The responsibilities of the audit committee include identifying irregularities
in the management of the Company’s business, approving management compensation
and approving related party transactions as required by law. An audit committee
must consist of at least three directors meeting the independence standards
under the NASDAQ Marketplace Rules and must include all outside directors under
the Israel Companies Law, all as described above. Furthermore, the Israel
Companies Law specifically prohibits the chairman of the Board of Directors,
any
director employed by or otherwise providing services to a company and a
controlling shareholder or any relative of a controlling shareholder from being
a member of the audit committee.
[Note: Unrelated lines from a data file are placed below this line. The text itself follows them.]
int irsde_debug_naf_chain(const float* x, float* out, int B, int nblocks, const float* norm1_g, const float* conv1_w, const float* conv1_b, const float* conv2_w,
                          const float* conv2_b, const float* sca_w, const float* sca_b, const float* conv3_w, const float* conv3_b, const float* beta,
                          const float* norm2_g, const float* conv4_w, const float* conv4_b, const float* conv5_w, const float* conv5_b, const float* gamma,
                          const float* film, int film_bstride, int film_off, const float* cam, int cam_bstride, int cam_off, int groups, void* stream) {
    return guard([&] {
        if (!x || !out || !norm1_g || !conv1_w || !conv1_b || !conv2_w || !conv2_b || !sca_w || !sca_b || !conv3_w || !conv3_b || !beta || !norm2_g || !conv4_w ||
            !conv4_b || !conv5_w || !conv5_b || !gamma || !film)
            throw HipError("null argument");
        if (B < 1 || B > 65535 || nblocks < 1 || nblocks > 64) throw HipError("debug_naf_chain: bad B or nblocks");
        if (groups != 1 && groups != 2 && groups != 4) throw HipError("debug_naf_chain: groups must be 1, 2 or 4");
        if (film_bstride < 0 || film_bstride % 4 || film_off < 0 || film_off % 4) throw HipError("debug_naf_chain: bad FiLM stride / offset");
        if (cam && (cam_bstride < 0 || cam_bstride % 4 || cam_off < 0 || cam_off % 4)) throw HipError("debug_naf_chain: bad lens FiLM stride / offset");
        hipStream_t s = reinterpret_cast<hipStream_t>(stream);
        conv_global_init();
        if (groups > 1 && naf_chain_split_groups(B, groups) > device_cu_count())
            throw HipError("debug_naf_chain: more work-groups than compute units (they must be co-resident)");
        constexpr size_t C = 512;
        std::vector<NafChainHostW> blocks(nblocks);
        for (int i = 0; i < nblocks; ++i) {
            NafChainHostW& b = blocks[i];
            const size_t k = (size_t)i;
            b.norm1_g = norm1_g + k * C; b.conv1_w = conv1_w + k * 2 * C * C; b.conv1_b = conv1_b + k * 2 * C;
            b.conv2_w = conv2_w + k * 18 * C; b.conv2_b = conv2_b + k * 2 * C;
            b.sca_w = sca_w + k * C * C; b.sca_b = sca_b + k * C;
            b.conv3_w = conv3_w + k * C * C; b.conv3_b = conv3_b + k * C; b.beta = beta + k * C;
            b.norm2_g = norm2_g + k * C; b.conv4_w = conv4_w + k * 2 * C * C; b.conv4_b = conv4_b + k * 2 * C;
            b.conv5_w = conv5_w + k * C * C; b.conv5_b = conv5_b + k * C; b.gamma = gamma + k * C;
        }
        std::vector<unsigned short> w;
        std::vector<float> vecs;
        pack_naf_chain_host(blocks, w, vecs);
        Scratch mem(s);
        unsigned short* dw = mem.alloc<unsigned short>(w.size());
        IRSDE_HIP_CHECK(hipMemcpy(dw, w.data(), w.size() * 2, hipMemcpyHostToDevice));
        float* dvec = mem.upload(vecs);
        if (groups == 1) {
            launch_naf_chain(x, out, dw, dvec, nblocks, B, film, film_bstride, film_off, cam, cam ? cam_bstride : 0, cam ? cam_off : 0, s, 0);
            IRSDE_HIP_CHECK(hipStreamSynchronize(s));
            return;
        }
        unsigned short* dwg = mem.alloc<unsigned short>(w.size());
        naf_chain_build_split_weights(dw, dwg, nblocks, groups, s);
        const size_t sb = naf_chain_split_scratch_bytes(B);
        char* dscratch = mem.alloc<char>(sb);
        IRSDE_HIP_CHECK(hipMemset(dscratch, 0, sb));
        launch_naf_chain_split(x, out, dwg, dvec, nblocks, B, film, film_bstride, film_off, cam, cam ? cam_bstride : 0, cam ? cam_off : 0, groups, dscratch, s);
        IRSDE_HIP_CHECK(hipStreamSynchronize(s));
        std::vector<unsigned> state((size_t)4 * B + 1);
        IRSDE_HIP_CHECK(hipMemcpy(state.data(), naf_chain_split_error_flag(dscratch, B) - 4 * B, state.size() * 4, hipMemcpyDeviceToHost));
        if (state[(size_t)4 * B]) throw HipError("debug_naf_chain: the split kernel's groups were not co-resident (spin timeout)");
        for (size_t i = 0; i < (size_t)4 * B; ++i)
            if (state[i]) throw HipError("debug_naf_chain: the split kernel left a barrier counter non-zero");
    });
}

int irsde_debug_naf_chain_split_order(int nblocks, int groups, int* order_out, long long n) {
    return guard([&] {
        if (!order_out || nblocks < 1 || nblocks > 64) throw HipError("debug_naf_chain_split_order: bad argument");
        const std::vector<int> order = naf_chain_split_order(nblocks, groups);
        if ((long long)order.size() != n) throw HipError("debug_naf_chain_split_order: the order has " + std::to_string(order.size()) + " entries");
        std::copy(order.begin(), order.end(), order_out);
    });
}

Our Audit Committee is in compliance with
the
noted requirements.
Compensation
Committee
The
Compensation Committee is responsible for determining salaries, incentives
and
other forms of compensation for Commtouch’s directors and its executive
officers. The Compensation Committee is also responsible for administering
the
various stock option plans, including the issuance of grants of options to
employees of the Company and its subsidiary.
Nominating
Committee
The
committee’s responsibilities include identifying individuals qualified to
become board members and recommending director nominees to the
board.
Internal
Auditor
Under
the
Companies Law, the Board of Directors must appoint an internal auditor,
nominated by the audit committee. The role of the internal auditor is to
examine, among other matters, whether a company’s actions comply with relevant
law and orderly business procedure. Under the Companies Law, the internal
auditor may be an employee of the company but not an interested party or office
holder, or a relative of an interested party or office holder, and he or she
may
not be the company’s independent accountant or its representative. The Company
engaged a qualified internal auditor during 2007.
Approval
of Certain Transactions; Obligations of Directors, Officers and
Shareholders
The
Israel Companies Law codifies the fiduciary duties that office holders,
including directors and executive officers, owe to a company. An office holder’s
fiduciary duties consist of a duty of care and a duty of loyalty. Each person
listed in the first table that appears above at the beginning of this Item
6 is
an office holder.
The
duty
of loyalty requires an office holder to act in good faith and for the benefit
of
the company, including to avoid any conflict of interest between the office
holder’s position in the company and such person’s personal affairs, avoiding
any competition with the company, avoiding exploiting any corporate opportunity
of the company in order to receive personal advantage for such person or others,
and revealing to the company any information or documents relating to the
company’s affairs which the office holder has received due to his or her
position as an office holder. A company may approve any of the acts mentioned
above provided that all the following conditions apply: the office holder acted
in good faith and neither the act nor the approval of the act prejudices the
good of the company, and the office holder disclosed the essence of his personal
interest in the act, including any substantial fact or document, a reasonable
time before the date for discussion of the approval.
The
duty
of care requires an office holder to act with a level of care that a reasonable
office holder in the same position would employ under the same circumstances.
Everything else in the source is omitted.